The records follow. Copy each one exactly.

MATERIAL FOR THE TASK:
==================================================
#define SRT_BLK_CODE(type, count) ((uint32_t)((type) + 1) | ((uint32_t)(count) << 2))
#define SRT_GROUP_CODE(b0, b1, b2) ((b0) | ((b1) << 8) | ((b2) << 16))
#define SRT_GC_PPS SRT_GROUP_CODE(SRT_BLK_CODE(SRT_SHAPE_PLANE, 2), SRT_BLK_CODE(SRT_SHAPE_PLANE, 1), SRT_BLK_CODE(SRT_SHAPE_SPHERE, 4))
#define SRT_GC_SSS SRT_GROUP_CODE(SRT_BLK_CODE(SRT_SHAPE_SPHERE, 4), SRT_BLK_CODE(SRT_SHAPE_SPHERE, 4), SRT_BLK_CODE(SRT_SHAPE_SPHERE, 4))
#define SRT_GC_PPP SRT_GROUP_CODE(SRT_BLK_CODE(SRT_SHAPE_PLANE, 2), SRT_BLK_CODE(SRT_SHAPE_PLANE, 2), SRT_BLK_CODE(SRT_SHAPE_PLANE, 2))
#define SRT_SCENE_CLASS_LIST(X) \
	X(1, SRT_GC_PPS, true)      \
	X(2, SRT_GC_PPS, false)     \
	X(3, SRT_GC_SSS, true)      \
	X(4, SRT_GC_PPP, true)
#define SRT_SCENE_CLASS_GENERAL 0
static constexpr inline uint32_t srt_class_cam_records(uint32_t code) {
	return ((code & 3u) == SRT_SHAPE_SPHERE + 1u ? 4u : 0u) + (((code >> 8) & 3u) == SRT_SHAPE_SPHERE + 1u ? 4u : 0u) +
	       (((code >> 16) & 3u) == SRT_SHAPE_SPHERE + 1u ? 4u : 0u);
}
static constexpr inline size_t srt_class_cam_lds_bytes(uint32_t code) { return 16u * (size_t)srt_class_cam_records(code); }

static inline size_t srt_scene_lds_bytes(size_t num_shapes, size_t num_materials, int num_models, size_t num_runs) {
	size_t scene = num_shapes * sizeof(WinnerRec) + num_materials * sizeof(srt_material);
	if (num_models == 0) scene += num_runs * (sizeof(BlockGroup) + 192);
	return scene <= 4608 ? scene : 0;
}

struct TraceParams {
	srt_render_data rd;
	srt_scene_data sd;
	const BlockGroup *runs;
	const float *run_data;
	const WinnerRec *winners;
	int32_t num_runs;
	int32_t num_materials;
	uint32_t lds_bytes;
	int32_t scene_class;
	const srt_shape *shapes;
	const srt_triangle *triangles;
	const srt_material *materials;
	const float *wtris;
	const float *sky;
	float *canvas;
	float *radiance;
	unsigned long long *counters;
	unsigned long long *wave_counters;
	unsigned long long *queue;
	unsigned long long total_items;
	uint32_t batch_samples;
	uint32_t first_sample;
	uint32_t job_items;
	uint32_t stage_off;
	int32_t sky_w, sky_h;
	float f_width, f_height, f_sky_w, f_sky_h;
	int32_t sun_focus_int;
	int32_t material_flags;
	int32_t num_models;
	int32_t rank, world, rows_per_block, owned_rows;
	int32_t use_bvh;
	const float *bvh_blocks;
	float *scan_queue;
	float inv_f_width, inv_f_height;
	uint32_t width_magic, width_shift;
	uint32_t rpb_magic, rpb_shift;
	uint32_t nbs_magic16;
	uint32_t pool_blocks;
	int32_t unit_materials;
	int32_t all_materials_ok;
};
==================================================
WRITTEN RESPONSE:
#define SRT_BLK_CODE(type, count) ((uint32_t)((type) + 1) | ((uint32_t)(count) << 2))
#define SRT_GROUP_CODE(b0, b1, b2) ((b0) | ((b1) << 8) | ((b2) << 16))
#define SRT_GC_PPS SRT_GROUP_CODE(SRT_BLK_CODE(SRT_SHAPE_PLANE, 2), SRT_BLK_CODE(SRT_SHAPE_PLANE, 1), SRT_BLK_CODE(SRT_SHAPE_SPHERE, 4))
#define SRT_GC_SSS SRT_GROUP_CODE(SRT_BLK_CODE(SRT_SHAPE_SPHERE, 4), SRT_BLK_CODE(SRT_SHAPE_SPHERE, 4), SRT_BLK_CODE(SRT_SHAPE_SPHERE, 4))
#define SRT_GC_PPP SRT_GROUP_CODE(SRT_BLK_CODE(SRT_SHAPE_PLANE, 2), SRT_BLK_CODE(SRT_SHAPE_PLANE, 2), SRT_BLK_CODE(SRT_SHAPE_PLANE, 2))
#define SRT_SCENE_CLASS_LIST(X) \
	X(1, SRT_GC_PPS, true)      \
	X(2, SRT_GC_PPS, false)     \
	X(3, SRT_GC_SSS, true)      \
	X(4, SRT_GC_PPP, true)
#define SRT_SCENE_CLASS_GENERAL 0
static constexpr inline uint32_t srt_class_cam_records(uint32_t code) {
	return ((code & 3u) == SRT_SHAPE_SPHERE + 1u ? 4u : 0u) + (((code >> 8) & 3u) == SRT_SHAPE_SPHERE + 1u ? 4u : 0u) +
	       (((code >> 16) & 3u) == SRT_SHAPE_SPHERE + 1u ? 4u : 0u);
}
static constexpr inline size_t srt_class_cam_lds_bytes(uint32_t code) { return 16u * (size_t)srt_class_cam_records(code); }

static inline size_t srt_scene_lds_bytes(size_t num_shapes, size_t num_materials, int num_models, size_t num_runs) {
	size_t scene = num_shapes * sizeof(WinnerRec) + num_materials * sizeof(srt_material);
	if (num_models == 0) scene += num_runs * (sizeof(BlockGroup) + 192);
	return scene <= 4608 ? scene : 0;
}

struct TraceParams {
	srt_render_data rd;
	srt_scene_data sd;
	const BlockGroup *runs;
	const float *run_data;
	const WinnerRec *winners;
	int32_t num_runs;
	int32_t num_materials;
	uint32_t lds_bytes;
	int32_t scene_class;
	const srt_shape *shapes;
	const srt_triangle *triangles;
	const srt_material *materials;
	const float *wtris;
	const float *sky;
	float *canvas;
	float *radiance;
	unsigned long long *counters;
	unsigned long long *wave_counters;
	unsigned long long *queue;
	unsigned long long total_items;
	uint32_t batch_samples;
	uint32_t first_sample;
	uint32_t job_items;
	uint32_t stage_off;
	int32_t sky_w, sky_h;
	float f_width, f_height, f_sky_w, f_sky_h;
	int32_t sun_focus_int;
	int32_t material_flags;
	int32_t num_models;
	int32_t rank, world, rows_per_block, owned_rows;
	int32_t use_bvh;
	const float *bvh_blocks;
	float *scan_queue;
	float inv_f_width, inv_f_height;
	uint32_t width_magic, width_shift;
	uint32_t rpb_magic, rpb_shift;
	uint32_t nbs_magic16;
	uint32_t pool_blocks;
	int32_t unit_materials;
	int32_t all_materials_ok;
};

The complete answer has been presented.